▸ **TASK BRIEF**
Please tally the lines below that contain the word "dxbs" and reply with the total alone.

Dataset entries:
◇ ◇ ◇

@@ -1077,9 +1130,9 @@
                 if (lane == 0) {
                     uint32_t stage = 0, phase = 0, a_phase = 0;
                     const uint32_t ra_full = mapa_u32(BAR_A_FULL, 0);
-                    for (int u = u_first; u < n_units; u += u_step) {
-                        int ch = u / n_sbu;
-                        int t0 = (int)((int64_t)ch * ntiles / n_chunks), t1 = (int)((int64_t)(ch + 1) * ntiles / n_chunks);
+                    UnitSplit::Item wi;
+                    for (int it = 0; split.item(slot, it, wi); it++) {
+                        const int t0 = wi.t0, t1 = wi.t1;
                         mbar_wait(BAR_A_FULL, a_phase, status, 3);
                         mbar_arrive_cluster(ra_full);
                         for (int t = t0; t < t1; t++) {
@@ -1098,9 +1151,9 @@
         const uint32_t elected = elect_one();
         const uint64_t a_desc0 = make_desc(smem_u32(sA), 128, L::SBO_A);
         const uint64_t b_desc0 = make_desc(smem_u32(sB), 128, L::SBO_B);
-        for (int u = u_first; u < n_units; u += u_step) {
-            int ch = u / n_sbu;
-            int t0 = (int)((int64_t)ch * ntiles / n_chunks), t1 = (int)((int64_t)(ch + 1) * ntiles / n_chunks);
+        UnitSplit::Item wi;
+        for (int it = 0; split.item(slot, it, wi); it++) {
+            const int t0 = wi.t0, t1 = wi.t1;
             mbar_wait(BAR_A_FULL, a_phase, status, 3);
             for (int t = t0; t < t1; t++) {
                 mbar_wait(BAR_B_FULL(stage), phase, status, 4);
@@ -1189,10 +1242,9 @@
             else mbar_arrive(bar_hand_back);
         };
         constexpr bool SLACK = B == 16 && F16;
-        const int n_units_mine = q < C::NB ? n_units : 0;
-        for (int u = u_first; u < n_units_mine; u += u_step) {
-            int sb = PAIR ? 2 * (u % n_sbu) + (int)rank : u % n_sbu, ch = u / n_sbu;
-            int t0 = (int)((int64_t)ch * ntiles / n_chunks), t1 = (int)((int64_t)(ch + 1) * ntiles / n_chunks);
+        UnitSplit::Item wi;
+        for (int it = 0; q < C::NB && split.item(slot, it, wi); it++) {
+            const int sb = PAIR ? 2 * wi.su + (int)rank : wi.su, ch = wi.ch, t0 = wi.t0, t1 = wi.t1;
             const int64_t row = (int64_t)sb * L::ROWS_SB + q * kBlockM + lq * 32 + lane;
             const int vR = vRarr[row];
             const float nR = SLACK ? nRarr[row] : 0.0f;
@@ -1213,7 +1265,7 @@
                     st.thresh = flag_threshold(seed, tie_abs);
                 }
             }
-            int2 *const list0 = flag_list + (((int64_t)ch * rows_padded + row) * kFlagLists) * kFlagCap;
+            int2 *const list0 = flag_list + (((int64_t)wi.set * rows_padded + row) * kFlagLists) * kFlagCap;
             int cnt0 = 0, cnt1 = 0;
             for (int t = t0; t < t1; t++) {
                 const float4 *gb = (const float4 *)(opB + (int64_t)t * L::B_TILE_BYTES + L::B_OP_BYTES);
@@ -1350,8 +1402,8 @@
                 }
                 tf_phase ^= 1;
             }
-            flag_cnt[((int64_t)ch * rows_padded + row) * 2] = cnt0;
-            flag_cnt[((int64_t)ch * rows_padded + row) * 2 + 1] = cnt1;
+            flag_cnt[((int64_t)wi.set * rows_padded + row) * 2] = cnt0;
+            flag_cnt[((int64_t)wi.set * rows_padded + row) * 2 + 1] = cnt1;
             if (st.lbmax > 0.0f) atomicMax(row_lb + ((row >> iso_shift) << iso_shift), __float_as_uint(st.lbmax));
         }
     }
@@ -1502,11 +1554,11 @@
 }
 
 template <class F>
-__device__ __forceinline__ void for_each_flagged(int lane, int64_t i, int64_t rows_padded, int n_chunks, int64_t npos,
+__device__ __forceinline__ void for_each_flagged(int lane, int64_t i, int64_t rows_padded, int n_sets, int64_t npos,
                                                  const int2 *__restrict__ flag_list, const int32_t *__restrict__ flag_cnt,
                                                  float th, F &&consider)
 {
-    const int n_lists = kFlagLists * n_chunks;
+    const int n_lists = kFlagLists * n_sets;
     const int my_cnt = lane < n_lists ? flag_cnt[((int64_t)(lane / kFlagLists) * rows_padded + i) * kFlagLists + (lane % kFlagLists)] : 0;
     const bool overflow = __any_sync(0xffffffffu, my_cnt > kFlagCap);
     if (!overflow) {
@@ -1532,7 +1584,7 @@
 k_umma_refine(const uint8_t *__restrict__ src, const int32_t *__restrict__ rsum, const uint8_t *__restrict__ pos_raw,
               const int4 *__restrict__ pos_info,
               const int2 *__restrict__ flag_list, const int32_t *__restrict__ flag_cnt,
-              const uint32_t *__restrict__ row_lb, int n_chunks,
+              const uint32_t *__restrict__ row_lb, int n_sets,
               int64_t rows_padded, int64_t rows, int64_t npos, const int64_t *__restrict__ dom0_pos,
               int32_t *__restrict__ best, Geom g, int64_t j0)
 {
@@ -1588,7 +1640,7 @@
         }
     };
     if (lane == 0) consider(*dom0_pos);
-    for_each_flagged(lane, i, rows_padded, n_chunks, npos, flag_list, flag_cnt, th_row, consider);
+    for_each_flagged(lane, i, rows_padded, n_sets, npos, flag_list, flag_cnt, th_row, consider);
     warp_argmin(be, bi);
     if (lane == 0) best[j] = bi == 0x7fffffff ? 0 : bi;
 }
@@ -1597,7 +1649,7 @@
 __global__ void __launch_bounds__(128)
 k_umma_refine_iso(const uint8_t *__restrict__ src, const int32_t *__restrict__ rsum, const uint8_t *__restrict__ pos_raw,
                   const int4 *__restrict__ pos_info, const int2 *__restrict__ flag_list,
-                  const int32_t *__restrict__ flag_cnt, const uint32_t *__restrict__ row_lb, int n_chunks,
+                  const int32_t *__restrict__ flag_cnt, const uint32_t *__restrict__ row_lb, int n_sets,
                   int64_t rows_padded, int64_t ranges, int64_t npos,
                   const int64_t *__restrict__ dom0_pos, int32_t *__restrict__ best, Geom g, int64_t j0)
 {
@@ -1656,7 +1708,7 @@
     if (lane == 0) consider(*dom0_pos, 0);
     int built = 0;
     bool overflow = false;
-    for (int ch = 0; ch < n_chunks && !overflow; ch++) {
+    for (int ch = 0; ch < n_sets && !overflow; ch++) {
         const int64_t base = ((int64_t)ch * rows_padded + r * 8) * kFlagLists;
         const int my_cnt = lane < 8 * kFlagLists ? flag_cnt[base + lane] : 0;
         if (__any_sync(0xffffffffu, my_cnt > kFlagCap)) { overflow = true; break; }
@@ -1694,7 +1746,7 @@
 __global__ void __launch_bounds__(128)
 k_umma_refine_rgb(const uint8_t *__restrict__ src, const int32_t *__restrict__ rsum, const uint8_t *__restrict__ opB,
                   const int4 *__restrict__ pos_info, const int2 *__restrict__ flag_list, const int32_t *__restrict__ flag_cnt,
-                  const uint32_t *__restrict__ row_lb, int n_chunks,
+                  const uint32_t *__restrict__ row_lb, int n_sets,
                   int64_t rows_padded, int64_t rows, int64_t npos, const int64_t *__restrict__ dom0_pos,
                   int32_t *__restrict__ best, Geom g, int64_t j0)
 {
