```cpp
bool mtbc_i_convT2_fwd_ok(const mtbc_convT_args* a) {
    const int HW = a->H * a->W;
    return a->k == 2 && HW % 32 == 0 && a->W % 2 == 0 && a->Cin % 4 == 0 && a->Cin <= 4 * FKI && 4 * a->Cout <= 16 * FMT &&
           al16(a->x) && al16(a->y) && al16(a->w) && a->x_batch_stride % 2 == 0 && a->y_batch_stride % 4 == 0;
}
int mtbc_i_convT2_fwd(const mtbc_convT_args* a, hipStream_t st) {
    Ct2P p; fill(a, &p);
    const int wstride = (4 * a->Cout + 31) / 32 * 32 + 16;
    const size_t lds = (size_t)a->Cin * wstride * sizeof(float);
    const long long groups = (long long)a->N * (a->H * a->W / 32);
    int blocks = (int)(groups < 4 * 512 ? cdiv64(groups, 4) : 512);
    const int ki = cdiv(a->Cin, 4);
#define MTBC_CT2F(KI_)                                                                                                     \
    do {                                                                                                                   \
        MTBC_ENSURE_DYN_LDS((&convT2_fwd_lds_kernel<KI_>), 64 * 1024);                                                     \
        hipLaunchKernelGGL(convT2_fwd_lds_kernel<KI_>, dim3(blocks), dim3(256), lds, st, p, a->bias, a->y,                 \
                           (long long)a->y_batch_stride, wstride);                                                         \
    } while (0)
    if (ki <= 8) MTBC_CT2F(8); else if (ki <= 12) MTBC_CT2F(12); else MTBC_CT2F(16);
#undef MTBC_CT2F
    MTBC_CHECK_LAUNCH();
    return MTBC_OK;
}

bool mtbc_i_convT2_fwd_c8_ok(const mtbc_convT_args* a) {
    const int HW = a->H * a->W, cp = (a->Cout + 15) / 16 * 16;
    return a->k == 2 && HW % 32 == 0 && a->Cin % 4 == 0 && a->Cin <= 4 * FKI && 4 * cp <= 16 * FMT && a->Cout % 8 == 0 &&
           (a->y_type == 1 || a->y_type == 2) && al16(a->y) && a->y_batch_stride % 8 == 0;
}
int mtbc_i_convT2_fwd_c8(const mtbc_convT_args* a, hipStream_t st) {
    Ct2P p; fill(a, &p);
    const int cp = (a->Cout + 15) / 16 * 16;
    const int wstride = (4 * cp + 31) / 32 * 32 + 16;
    const size_t lds = ((size_t)a->Cin * wstride + cp) * sizeof(float);
    const long long groups = (long long)a->N * (a->H * a->W / 32);
    int blocks = (int)(groups < 4 * 512 ? cdiv64(groups, 4) : 512);
    const int ki = cdiv(a->Cin, 4);
    unsigned short* y8 = reinterpret_cast<unsigned short*>(a->y);
#define MTBC_CT2F8(KI_, F16_)                                                                                              \
    do {                                                                                                                   \
// ... 67 lines not shown
#undef MTBC_CT2DG
        MTBC_CHECK_LAUNCH();
        return MTBC_OK;
    }
    static const int depth_env = mtbc_probe_int("MTBC_CT_DEPTH", 0);
    const bool deep = depth_env ? depth_env >= 4 : a->Cout >= 96;
    if (a->dy_type16) {
        if (compute == 1) { if (deep) hipLaunchKernelGGL((convT2_dgrad_kernel<1, true, 4>), dim3(blocks), dim3(256), 0, st, p); else hipLaunchKernelGGL((convT2_dgrad_kernel<1, true>), dim3(blocks), dim3(256), 0, st, p); }
        else { if (deep) hipLaunchKernelGGL((convT2_dgrad_kernel<2, true, 4>), dim3(blocks), dim3(256), 0, st, p); else hipLaunchKernelGGL((convT2_dgrad_kernel<2, true>), dim3(blocks), dim3(256), 0, st, p); }
    } else if (compute == 1) hipLaunchKernelGGL(convT2_dgrad_kernel<1>, dim3(blocks), dim3(256), 0, st, p);
    else if (compute == 2) hipLaunchKernelGGL(convT2_dgrad_kernel<2>, dim3(blocks), dim3(256), 0, st, p);
    else hipLaunchKernelGGL(convT2_dgrad_kernel<0>, dim3(blocks), dim3(256), 0, st, p);
    MTBC_CHECK_LAUNCH();
    return MTBC_OK;
}

int mtbc_i_convT2_wgrad(const mtbc_convT_args* a, int compute, float* partial, float* dbias_part, int steps_per_split, int nsplit, hipStream_t st) {
    Ct2P p; fill(a, &p);
    p.partial = partial; p.dbias_part = dbias_part; p.steps_per_split = steps_per_split; p.nsplit = nsplit;
    p.ntasks = (long long)p.mblocks * p.ctiles * nsplit;
    const unsigned blocks = (unsigned)cdiv64(p.ntasks, 4);
    if (a->x_type16) {
        if (!a->dy_type16 || a->x_type16 != compute) return MTBC_E_UNSUPPORTED;
        static const int ct_env = mtbc_probe_int("MTBC_CT_WG_CT", 0);
        const int ctn = ct_env ? ct_env : (p.ctiles % 2 == 0 ? 2 : 1);
        static const int xcd_env = mtbc_probe_int("MTBC_CT_WG_XCD", 1);
        const long long pst = (long long)p.mblocks * cdiv(p.ctiles, ctn);
        const long long per_xcd = (long long)cdiv(nsplit, 8) * pst;
        unsigned xblocks = 0;
        if (xcd_env && nsplit >= 8 && per_xcd < (1ll << 30)) { p.xcd_tasks = (int)per_xcd; xblocks = 8u * (unsigned)cdiv64(per_xcd, 4); }
        if (ctn == 2) {
            p.ntasks = (long long)p.mblocks * ((p.ctiles + 1) / 2) * nsplit;
            const unsigned b2 = xblocks ? xblocks : (unsigned)cdiv64(p.ntasks, 4);
            static const int depth_env = mtbc_probe_int("MTBC_CT_DEPTH", 2);
            if (depth_env == 2) {
                if (compute == 1) hipLaunchKernelGGL((convT2_wgrad16_kernel<1, 2, 2>), dim3(b2), dim3(256), 0, st, p);
                else hipLaunchKernelGGL((convT2_wgrad16_kernel<2, 2, 2>), dim3(b2), dim3(256), 0, st, p);
            } else if (compute == 1) hipLaunchKernelGGL((convT2_wgrad16_kernel<1, 2, 4>), dim3(b2), dim3(256), 0, st, p);
            else hipLaunchKernelGGL((convT2_wgrad16_kernel<2, 2, 4>), dim3(b2), dim3(256), 0, st, p);
        } else {
            const unsigned b1 = xblocks ? xblocks : blocks;
            if (compute == 1) hipLaunchKernelGGL((convT2_wgrad16_kernel<1, 1, 4>), dim3(b1), dim3(256), 0, st, p);
            else hipLaunchKernelGGL((convT2_wgrad16_kernel<2, 1, 4>), dim3(b1), dim3(256), 0, st, p);
        }
    } else if (a->dy_type16) {
        if (compute == 1) hipLaunchKernelGGL((convT2_wgrad_kernel<1, true>), dim3(blocks), dim3(256), 0, st, p);
        else hipLaunchKernelGGL((convT2_wgrad_kernel<2, true>), dim3(blocks), dim3(256), 0, st, p);
    } else if (compute == 1) hipLaunchKernelGGL(convT2_wgrad_kernel<1>, dim3(blocks), dim3(256), 0, st, p);
    else if (compute == 2) hipLaunchKernelGGL(convT2_wgrad_kernel<2>, dim3(blocks), dim3(256), 0, st, p);
    else hipLaunchKernelGGL(convT2_wgrad_kernel<0>, dim3(blocks), dim3(256), 0, st, p);
    MTBC_CHECK_LAUNCH();
    return MTBC_OK;
}
```

multi_task_breast_cancer_amd/csrc/pool_up.hip:

```cpp
#include "common.h"
#include <cstdlib>

namespace {

constexpr int GRS = 81;

template <bool A_KCONTIG, bool B_KCONTIG, class AL, class BL, class CS>
__device__ __forceinline__ void gemm_block_64x64(int m0, int c0, int kbeg, int kend, AL al, BL bl, CS cs) {
    constexpr int BK = 32;
    __shared__ float As[BK * GRS];
    __shared__ float Bs[BK * GRS];
    const int tid = threadIdx.x, lane = tid & 63, wv = tid >> 6;
    const int j = lane & 15, kk = lane >> 4;
    const int mrow = 32 * (wv >> 1), ccol = 32 * (wv & 1);
    f32x4 acc[2][2];
#pragma unroll
    for (int a = 0; a < 2; ++a)
#pragma unroll
        for (int b = 0; b < 2; ++b) acc[a][b] = (f32x4){0.f, 0.f, 0.f, 0.f};

    float ra[8], rb[8];
    auto fetch = [&](int k0) {
#pragma unroll
        for (int i = 0; i < 8; ++i) {
// ... 410 lines not shown
    if ((a->H * a->W) & 3) return MTBC_E_UNSUPPORTED;
    p->N = a->N; p->HW = a->H * a->W; p->Cin = a->Cin; p->Cout = a->Cout; p->x = a->x; p->xbs = a->x_batch_stride;
    p->w = a->w; p->bias = a->bias; p->y = a->y; p->dy = a->dy; p->dx = a->dx; p->dxbs = a->dx_batch_stride;
    p->acc_dx = a->accumulate_dx; p->partial = nullptr;
    return MTBC_OK;
}
int mtbc_conv1x1_fwd(const mtbc_conv1x1_args* a, void* stream) {
    C1P p; int rc = fill_c1(a, &p); if (rc) return rc;
    if (!p.x || !p.w || !p.y) return MTBC_E_BADARG;
    if (a->x_layout == MTBC_LAYOUT_C8) return mtbc_i_conv1x1_c8_fwd(a, (hipStream_t)stream);
    if (a->x_layout != MTBC_LAYOUT_PLANAR) return MTBC_E_BADARG;
    if (!al16(p.x) || !al16(p.y) || (p.xbs & 3)) return MTBC_E_UNSUPPORTED;
    dim3 grid(cdiv(p.HW / 4, 256), cdiv(a->Cout, 8), a->N);
    hipLaunchKernelGGL(conv1x1_fwd_kernel, grid, dim3(256), 0, (hipStream_t)stream, p);
    MTBC_CHECK_LAUNCH();
    return MTBC_OK;
}
int mtbc_conv1x1_dgrad(const mtbc_conv1x1_args* a, void* stream) {
    C1P p; int rc = fill_c1(a, &p); if (rc) return rc;
    if (!p.dy || !p.w || !p.dx) return MTBC_E_BADARG;
    if (!al16(p.dy) || !al16(p.dx) || (p.dxbs & 3)) return MTBC_E_UNSUPPORTED;
    dim3 grid(cdiv(p.HW / 4, 256), 1, a->N);
    hipLaunchKernelGGL(conv1x1_dgrad_kernel, grid, dim3(256), 0, (hipStream_t)stream, p);
    MTBC_CHECK_LAUNCH();
    return MTBC_OK;
}
size_t mtbc_conv1x1_wgrad_workspace(const mtbc_conv1x1_args* a) {
    if (!a) return 0;
    if (a->x_layout == MTBC_LAYOUT_C8) return mtbc_i_conv1x1_c8_wgrad_workspace(a);
    return ((size_t)a->N * a->Cout * a->Cin + (size_t)a->N * a->Cout) * sizeof(float);
}
int mtbc_conv1x1_wgrad(const mtbc_conv1x1_args* a, void* stream) {
    C1P p; int rc = fill_c1(a, &p); if (rc) return rc;
    if (!p.x || !p.dy || !a->dw) return MTBC_E_BADARG;
    if (a->x_layout == MTBC_LAYOUT_C8) return mtbc_i_conv1x1_c8_wgrad(a, (hipStream_t)stream);
    if (a->x_layout != MTBC_LAYOUT_PLANAR) return MTBC_E_BADARG;
    if (!al16(p.x) || !al16(p.dy) || (p.xbs & 3)) return MTBC_E_UNSUPPORTED;
    if (!a->workspace || a->workspace_bytes < mtbc_conv1x1_wgrad_workspace(a)) return MTBC_E_WORKSPACE;
    p.partial = reinterpret_cast<float*>(a->workspace);
    hipStream_t st = (hipStream_t)stream;
    hipLaunchKernelGGL(conv1x1_wgrad_kernel, dim3(a->Cin, a->N), dim3(256), 0, st, p);
    MTBC_CHECK_LAUNCH();
    const size_t wel = (size_t)a->Cout * a->Cin;
    rc = mtbc_i_splitk_reduce(p.partial, a->dw, a->N, wel, a->accumulate_dw, st); if (rc) return rc;
    if (a->dbias) {
        rc = mtbc_i_channel_sums(p.dy, p.partial + (size_t)a->N * wel, a->dbias, a->N, a->Cout, p.HW, a->accumulate_dw, st);
        if (rc) return rc;
    }
    return MTBC_OK;
}

}
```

◇ ◇ ◇

▸ **OUTPUT FOR THIS TASK**
2